= Secretarial school =

Type of educational institution

A secretarial school or secretarial college is an educational institution that specializes in teaching its students to work as a secretary.

The entry requirements for the profession of secretary in the 19th and 20th centuries were low: having shorthand and typing skills were the only skills required for the position. After finishing high school or after reaching the allowed age for workforce entry, if needed it was possible take courses lasting several weeks, to learn how to write shorthand and typing, which advanced entry into a shorthand or writing pool secretary position; these schools or private schools offering courses in typing, for example, existed as early as the 1880s. "For example, a secretarial school might offer programs of training leading to positions as a clerk-typist, receptionist, secretary, stenographer, or typist". In turn, secretarial schools may influence perceptions of what tasks are appropriate to be performed by a secretary.

By the 1990s it was noted that "[t]he term 'secretarial school' itself has become antiquated in the United States; today most business and secretarial schools leave the word 'secretarial' out of their name".

==Institutions==
In 1911, Katharine Gibbs and her sister Mary Ryan opened their first secretarial school, Gibbs College, in Providence, Rhode Island. Initially, the school was not marketed specifically to women, but labor shortages from World War I pushed more women into the work space and, by 1917, the school was advertising “Secretarial Training for Educated Women”. The Gibbs schools promoted a message of female empowerment, while focusing on the type of education that would be most valuable to women at the time. The Gibbs schools promoted the ideas that secretarial training was the path to a career for women. Capitalizing on gender-based restrictions of the time, Gibbs created an educational empire.
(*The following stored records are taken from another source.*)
-    if (m->det_ws.p && nc <= DET_SPLIT_MAX_CELLS) {
-        const double* svT[2] = {m->svm[0].svT.as<double>(), m->svm[1].svT.as<double>()};
-        const double* svn[2] = {m->svm[0].svn.as<double>(), m->svm[1].svn.as<double>()};
-        const double* coef[2] = {m->svm[0].coef.as<double>(), m->svm[1].coef.as<double>()};
-        const int nsv[2] = {m->svm[0].nsv_pad, m->svm[1].nsv_pad};
+    {
         const double gam[2] = {m->svm[0].gamma, m->svm[1].gamma}, rho[2] = {m->svm[0].rho, m->svm[1].rho};
         LAUNCH(K_SVM, nc,
-               launch_ocsvm_pair_split(m->pca.as<float>(), m->C, svT, svn, coef, nsv, gam, rho, m->dec[0].as<double>(), m->dec[1].as<double>(), nc,
-                                       m->stream, m->det_ws.p));
-    } else
-    for (int d = 0; d < 2; ++d)
-        LAUNCH(K_SVM, nc,
-               launch_ocsvm(m->pca.as<float>(), m->C, m->svm[d].svT.as<double>(), m->svm[d].svn.as<double>(), m->svm[d].coef.as<double>(),
-                            m->svm[d].nsv_pad, m->svm[d].gamma, m->svm[d].rho, m->dec[d].as<double>(), nc, m->stream, m->det_ws.p));
+               launch_ocsvm_pair(m->pca.as<float>(), m->C, m->svu.svT.as<double>(), m->svu.svn.as<double>(), m->svu.coef.as<double>(), m->svu.n_pad,
+                                 gam, rho, m->dec[0].as<double>(), m->dec[1].as<double>(), nc, m->stream, m->det_ws.p));
+    }
     LAUNCH(K_FINALIZE, nc,
            launch_finalize(with_err ? m->errpart.as<float>() : nullptr, m->errparts, (int)m->arch.npix, m->dec[0].as<double>(),
                            m->dec[1].as<double>(), mse, mae, sc, sm, pc, pm, nc, m->stream));
@@ -1141,11 +1185,11 @@
         if ((rc = stage_in(m, features, in_kind, off, nc, (size_t)m->F, m->featE, &f))) return rc;
         if (m->split16)
             LAUNCH(K_SCALER_PCA, nc,
-                   launch_scaler_pca_x3(f, m->center.as<float>(), m->scale.as<double>(), m->comps_x3.as<uint16_t>(),
+                   launch_scaler_pca_x3(f, m->center.as<float>(), m->scale.as<double>(), m->rscale.as<double>(), m->comps_x3.as<uint16_t>(),
                                         m->mean_proj.as<float>(), m->F, m->fpad, m->C, m->cpad, m->pca.as<float>(), nc, m->stream, m->det_ws.p));
         else
             LAUNCH(K_SCALER_PCA, nc,
-                   launch_scaler_pca(f, m->center.as<float>(), m->scale.as<double>(), m->comps.as<float>(),
+                   launch_scaler_pca(f, m->center.as<float>(), m->scale.as<double>(), m->rscale.as<double>(), m->comps.as<float>(),
                                      m->mean_proj.as<float>(), m->F, m->fpad, m->C, m->cpad, m->pca.as<float>(), nc, m->stream));
         HIPCHK(hipMemcpyAsync(pca_out + (size_t)off * m->C, m->pca.p, (size_t)nc * m->C * sizeof(float),
                               out_kind == CS_MEM_DEVICE ? hipMemcpyDeviceToDevice : hipMemcpyDeviceToHost, m->stream));
@@ -1172,11 +1216,15 @@
         const int64_t nc = (n - off) < ch ? (n - off) : ch;
         const float* p;
         if ((rc = stage_in(m, pca, in_kind, off, nc, (size_t)m->C, m->pca, &p))) return rc;
+        if (outs[0] || outs[1]) {
+            const double gam[2] = {m->svm[0].gamma, m->svm[1].gamma}, rho[2] = {m->svm[0].rho, m->svm[1].rho};
+            LAUNCH(K_SVM, nc,
+                   launch_ocsvm_pair(p, m->C, m->svu.svT.as<double>(), m->svu.svn.as<double>(), m->svu.coef.as<double>(), m->svu.n_pad, gam, rho,
+                                     outs[0] ? m->dec[0].as<double>() : nullptr, outs[1] ? m->dec[1].as<double>() : nullptr, nc, m->stream,
+                                     m->det_ws.p));
+        }
         for (int d = 0; d < 2; ++d) {
             if (!outs[d]) continue;
-            LAUNCH(K_SVM, nc,
-                   launch_ocsvm(p, m->C, m->svm[d].svT.as<double>(), m->svm[d].svn.as<double>(), m->svm[d].coef.as<double>(),
-                                m->svm[d].nsv_pad, m->svm[d].gamma, m->svm[d].rho, m->dec[d].as<double>(), nc, m->stream, m->det_ws.p));
             HIPCHK(hipMemcpyAsync(outs[d] + off, m->dec[d].p, (size_t)nc * sizeof(double),
                                   out_kind == CS_MEM_DEVICE ? hipMemcpyDeviceToDevice : hipMemcpyDeviceToHost, m->stream));
         }
diff --git a/cell-image-analysis_amd/csrc/common.hpp b/cell-image-analysis_amd/csrc/common.hpp
--- a/cell-image-analysis_amd/csrc/common.hpp
+++ b/cell-image-analysis_amd/csrc/common.hpp
@@ -125,24 +125,20 @@
 hipError_t launch_pack_ep(const float* bias, const float* gamma, const float* beta, const float* mov_mean,
                           const float* mov_var, float eps, int C, float* ep, hipStream_t s);
 
-hipError_t launch_scaler_pca(const float* feat, const float* center, const double* scale,
+hipError_t launch_scaler_pca(const float* feat, const float* center, const double* scale, const double* rscale,
                              const float* comps_pad, const float* mean_proj, int F, int fpad, int C,
                              int cpad, float* pca_out, int64_t n_cells, hipStream_t stream);
 
-hipError_t launch_scaler_pca_x3(const float* feat, const float* center, const double* scale, const uint16_t* comps_planes,
+hipError_t launch_scaler_pca_x3(const float* feat, const float* center, const double* scale, const double* rscale, const uint16_t* comps_planes,
                                 const float* mean_proj, int F, int fpad, int C, int cpad, float* pca_out, int64_t n_cells,
                                 hipStream_t stream, void* split_ws = nullptr);
 constexpr int64_t DET_SPLIT_MAX_CELLS = 16384;
 size_t det_split_ws_bytes(int C);
 size_t pack_pca_bf16x3(const float* comps_pad, int cpad, int fpad, uint16_t* dst);
 
-hipError_t launch_ocsvm(const float* pca, int D, const double* svT , const double* svn ,
-                        const double* coef, int nsv_pad, double gamma, double rho, double* dec, int64_t n_cells, hipStream_t stream,
-                        void* split_ws = nullptr);
-
-hipError_t launch_ocsvm_pair_split(const float* pca, int D, const double* const svT[2], const double* const svn[2],
-                                   const double* const coef[2], const int nsv_pad[2], const double gamma[2], const double rho[2],
-                                   double* dec0, double* dec1, int64_t n_cells, hipStream_t stream, void* split_ws);
+hipError_t launch_ocsvm_pair(const float* pca, int D, const double* svT, const double* svn, const double* coef2, int nu_pad,
+                             const double gamma[2], const double rho[2], double* dec0, double* dec1, int64_t n_cells, hipStream_t stream,
+                             void* split_ws = nullptr);
 
 hipError_t launch_finalize(const float* errpart, int nparts, int npix, const double* dec_c,
                            const double* dec_m, float* mse, float* mae, double* score_c,
diff --git a/cell-image-analysis_amd/csrc/detector.hip b/cell-image-analysis_amd/csrc/detector.hip
--- a/cell-image-analysis_amd/csrc/detector.hip
+++ b/cell-image-analysis_amd/csrc/detector.hip
@@ -1,5 +1,6 @@
 #include "common.hpp"
 #include "kernel_setup.hpp"
+#include "scaled_feature.hpp"
 
 #include <cstring>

To set it apart from other secretarial schools of the era, the Gibbs school was marketed as selecting only women of a high socioeconomic status, making them highly appealing to young women from elite backgrounds. Gibbs distinguished her schools from her competitors, and she did so by offering courses in dressing appropriately, serving tea, and other societal refinements.

The Oxford & County Secretarial College (the "Ox and Cow") was a prestigious secretarial school for young women centrally located in the university City of Oxford. Founded in 1936 by the Hall family (Ernest and Irene Hall), it moved to its well-known central location at 34 St. Giles in 1952, where it was based until 1999.

Hagerstown Business College, founded in 1938 by Edward J. Hajek, offered programs in bookkeeping, general business and secretarial studies. In 1949, the school developed a specialized medical secretarial program ("Maryland Medical Secretarial School") becoming one of the first schools in the country to offer such a program. A specialized legal secretarial program was later added around 1961.

With the rise of feminism in the 1960s and 1970s secretarial schools began to fade. In 1968, the Gibbs family sold the schools to corporate buyers, who worked to transition the schools' identity over the years.